In the entries, find all lines that hold the word "HIPCHK" and copy them.
========
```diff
@@ -1534,6 +1540,15 @@
   if (e->ms >= 65535) return fail(PTM_ERR_UNSUPPORTED, "more than 65534 exchange candidates per step (the exchange kernel numbers them in 16 bits)");
   const int per_pick = (e->nloc == e->Nt ? 2 : 4) + (e->hist.rungs ? 1 : 0) + (e->map.rungs ? 1 : 0);
   const bool wide = (double)e->ms * WN / e->Nt > 96.0 || evb || cut || (e->W <= 256 && per_pick * e->ms > 64);
+  if (decide_lean_applies(e, p)) {
+    const size_t llds = decide_lean_lds_bytes(e->Nt, e->ms);
+    if (wide) hipLaunchKernelGGL(decide_lean_kernel<256>, dim3(e->W), dim3(256), llds, e->stream, p);
+    else hipLaunchKernelGGL(decide_lean_kernel<64>, dim3(e->W), dim3(64), llds, e->stream, p);
+    HIPCHK(hipGetLastError());
+    e->log_head = (e->log_head + 1) % PTM_LOG_RING;
+    ++e->log_pending;
+    return PTM_OK;
+  }
   if (lds > 64 * 1024) {
     HIPCHK(hipFuncSetAttribute((const void*)decide_kernel<64>, hipFuncAttributeMaxDynamicSharedMemorySize, (int)lds));
     HIPCHK(hipFuncSetAttribute((const void*)decide_kernel<256>, hipFuncAttributeMaxDynamicSharedMemorySize, (int)lds));
```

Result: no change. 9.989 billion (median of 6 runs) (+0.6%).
========
» Reply to the task:
+    HIPCHK(hipGetLastError());
     HIPCHK(hipFuncSetAttribute((const void*)decide_kernel<64>, hipFuncAttributeMaxDynamicSharedMemorySize, (int)lds));
     HIPCHK(hipFuncSetAttribute((const void*)decide_kernel<256>, hipFuncAttributeMaxDynamicSharedMemorySize, (int)lds));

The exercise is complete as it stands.